Share your dilemmas and get honest opinions from other Mumsnetters.

Traumatic birth. Readmitted to same room

118 replies

CarmelitasMango · 08/11/2018 18:45

Probably am BU as I know how short staffed the NHS is and how few beds there are. I know I'm lucky to have this healthcare, and am more looking for words of wisdom rather than to be told IABU.

I had a very traumatic birth 2 weeks ago. Huge failings on the midwives part, had a debrief and it's now sitting with the head of midwives who is going to contact me soon as she's not happy with what happened.

I was ignored and mistreated throughout my labour, and am now extremely down because of it and am being closely monitored by HV. I feel I am developing PND and GP agrees and has arranged for me to receive some counselling.

I now have endometritis and have been readmitted to hospital. The exact same side room I laboured in (nobody believed I was in labour so spent my entire labour in the MAU). It's brought back huge floods of memories and I've asked to be moved... they have no beds elsewhere... full!

What do I do? I can't cope with being here and just want to floor to swallow me up. I can hear babies crying and women in labour and I'm just so stressed by it all. If I could wish for anything it would be to give birth again without the trauma, which is how it could and should have been had my midwife been competent. Yes, if I had a choice I would go through it all again tomorrow. Listening to labouring women is for some reason really, really hard. WIBU to ask to switch me with someone else? Is that excessive? I feel IABU but this is really hard...

OP posts:
kk66 · 08/11/2018 20:19

I totally agree about she who shouts the loudest but please get someone to advocate for you, who can calmly and repeatedly state your needs and the reasons for them. This way you'll hopefully be moved as soon as there is availability and if it takes a while then at least you'll have a measure of control in the meantime (massively important to start rewiring your brain out of its traumatised state).

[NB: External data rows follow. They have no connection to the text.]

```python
class KMMelConfig(C.Structure):
    _fields_ = [("sample_rate", C.c_int32), ("n_fft", C.c_int32), ("hop_length", C.c_int32),
                ("n_mels", C.c_int32), ("f_min", C.c_float), ("f_max", C.c_float),
                ("mel_scale", C.c_int32), ("slaney_norm", C.c_int32), ("pad_mode", C.c_int32),
                ("window_norm", C.c_int32), ("log_mode", C.c_int32), ("amin", C.c_float),
                ("top_db", C.c_float), ("db_add", C.c_float), ("db_scale", C.c_float),
                ("log_eps", C.c_float)]

# ... 161 lines not shown
    "km_metrics_destroy": (C.c_int, [_p]),
    "km_metrics_reset": (C.c_int, [_p, _p]),
    "km_metrics_update": (C.c_int, [_p, _p, _p, _p, _i64, _p]),
    "km_metrics_compute": (C.c_int, [_p, _p, _p]),
    "km_attn_stats_create": (C.c_int, [C.POINTER(_p), _i32, _i32, _i64]),
    "km_attn_stats_destroy": (C.c_int, [_p]),
    "km_attn_stats_shape": (C.c_int, [_p, C.POINTER(_i32), C.POINTER(_i32)]),
    "km_attn_stats_reset": (C.c_int, [_p, _p]),
    "km_attn_stats_update": (C.c_int, [_p, _p, _i64, _p]),
    "km_attn_stats_update_masked": (C.c_int, [_p, _p, _p, _i64, _p]),
    "km_attn_stats_compute": (C.c_int, [_p, _p, _p]),
    "km_attn_stats_streams_create": (C.c_int, [C.POINTER(_p), _i64, _i32, _i32]),
    "km_attn_stats_streams_destroy": (C.c_int, [_p]),
    "km_attn_stats_streams_update": (C.c_int, [_p, _p, _p, _p]),
    "km_attn_stats_streams_reset": (C.c_int, [_p, _p, _p]),
    "km_attn_stats_streams_compute": (C.c_int, [_p, _p, _p]),
    "km_loss_terms_create": (C.c_int, [C.POINTER(_p)]),
    "km_loss_terms_destroy": (C.c_int, [_p]),
    "km_loss_terms_reset": (C.c_int, [_p, _p]),
    "km_loss_terms_update": (C.c_int, [_p, C.POINTER(KMLossConfig), C.c_float, C.c_float, _p, _p, _i64, _p, _p]),
    "km_loss_terms_compute": (C.c_int, [_p, _p, _p]),
    "km_linear": (C.c_int, [_p, _p, _p, _i64, _i64, _i64, _p, _p]),
    "km_gemm_kernel_choice": (C.c_int, [_i64, _i64, _i64, _i64]),
    "km_emotion_stream_create": (C.c_int, [C.POINTER(_p), _i64, C.c_double, C.c_double, _i64]),
    "km_emotion_stream_destroy": (C.c_int, [_p]),
    "km_emotion_stream_set_compression": (C.c_int, [_p, _p, _p, _p]),
    "km_emotion_stream_push": (C.c_int, [_p, _p, _i64, _p, _p]),
    "km_emotion_stream_update": (C.c_int, [_p, _p, _p, _p, _p]),
    "km_emotion_stream_reset_streams": (C.c_int, [_p, _p, _p]),
    "km_emotion_stream_features": (C.c_int, [_p, _p, _p, _p]),
    "km_emotion_stream_create_basic": (C.c_int, [C.POINTER(_p), _i64, C.c_double, C.c_double, _i64]),
    "km_prosody_plan_create": (C.c_int, [C.POINTER(_p)]),
    "km_prosody_plan_destroy": (C.c_int, [_p]),
    "km_prosody_num_frames": (_i64, [_i64]),
    "km_prosody_workspace_floats": (_i64, [_i64, _i64]),
    "km_prosody_features": (C.c_int, [_p, _p, _i64, _i64, _i64, _p, _i64, _p, _p, _p]),
    "km_prosody_windows": (C.c_int, [_p, _p, _i64, _p, _i64, _i64, _p, _i64, _p, _p]),
    "km_emotion_clip_create": (C.c_int, [C.POINTER(_p), C.c_double, C.c_double, _i64]),
    "km_emotion_clip_create_basic": (C.c_int, [C.POINTER(_p), C.c_double, C.c_double, _i64]),
    "km_emotion_clip_width": (C.c_int, [_p]),
    "km_emotion_clip_destroy": (C.c_int, [_p]),
    "km_emotion_clip_set_compression": (C.c_int, [_p, _p, _p, _p]),
    "km_emotion_clip_num_rows": (_i64, [_p, _i64]),
    "km_emotion_clip_build": (C.c_int, [_p, _p, _i64, _p, _p, _p]),
    "km_emotion_clip_build_batch": (C.c_int, [_p, _p, _i64, _i64, _p, _p, _p]),
    "km_emotion_clip_rows": (C.c_int, [_p, _p, _i64, _i64, _p, _i64, _i64, _i64, _p, _p, _p]),
# ... 55 lines not shown
```

### koemorph_amd/csrc/km_api.hip

```cpp
#include <hip/hip_runtime.h>

#include <cstdlib>
#include <cstring>
#include <utility>
#include <vector>

#include "km_api_internal.h"
#include "km_context.h"
#include "km_device.h"
#include "km_gemm.h"

using namespace km;

extern "C" {


int km_finalize(km_handle h, void* stream) {
    if (!h) return fail(KM_ERR_INVALID_ARG, "NULL handle");
    Context* c = h;
    int ndev = 0;
    if (hipGetDeviceCount(&ndev) != hipSuccess || ndev == 0)
        return fail(KM_ERR_HIP, "no HIP device: libkoemorph_hip has no CPU fallback");
    HIP_TRY(hipGetDevice(&c->device));
    if (!c->host_finalized)
// ... 127 lines not shown
    if (!c->fused_ok) {
        if (B > c->ws.windows || !c->ws.generic) return fail(KM_ERR_WORKSPACE, "generic workspace missing or too small: call km_reserve after km_finalize");
        return launch_core_generic(c, mel_dev, B, T_in, mel_short_dev, z_dev, out_dev, raw_dev, attn_mel_dev, stream);
    }
    return launch_core_fused(c, mel_dev, B, T_in, mel_short_dev, z_dev, out_dev, raw_dev, attn_mel_dev, nullptr, 1, stream);
}
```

Get counselling sorted too. Someone mentioned the birth Trauma Association and they are a good place to start. I used to volunteer for them (psychotherapist specialising in trauma who had my own traumatic birth with my first years back) and they can hook you up with someone suitable. It will get better but, with appropriate support, help and empathy, the timeframe will be much less. Sending you a big hug xxx

TheDayMyButtWentPsycho · 08/11/2018 20:20

Oh I guess that's why it doesn't add up.

What is endometritis? I've googled it about 5 times and nothing comes up.

Anyakatemar · 08/11/2018 20:20

I experienced similar except my child was stillborn and I had frequent appointments and monitoring in the very room where I learned her heart was no longer beating. I hated it but often there was just no choice.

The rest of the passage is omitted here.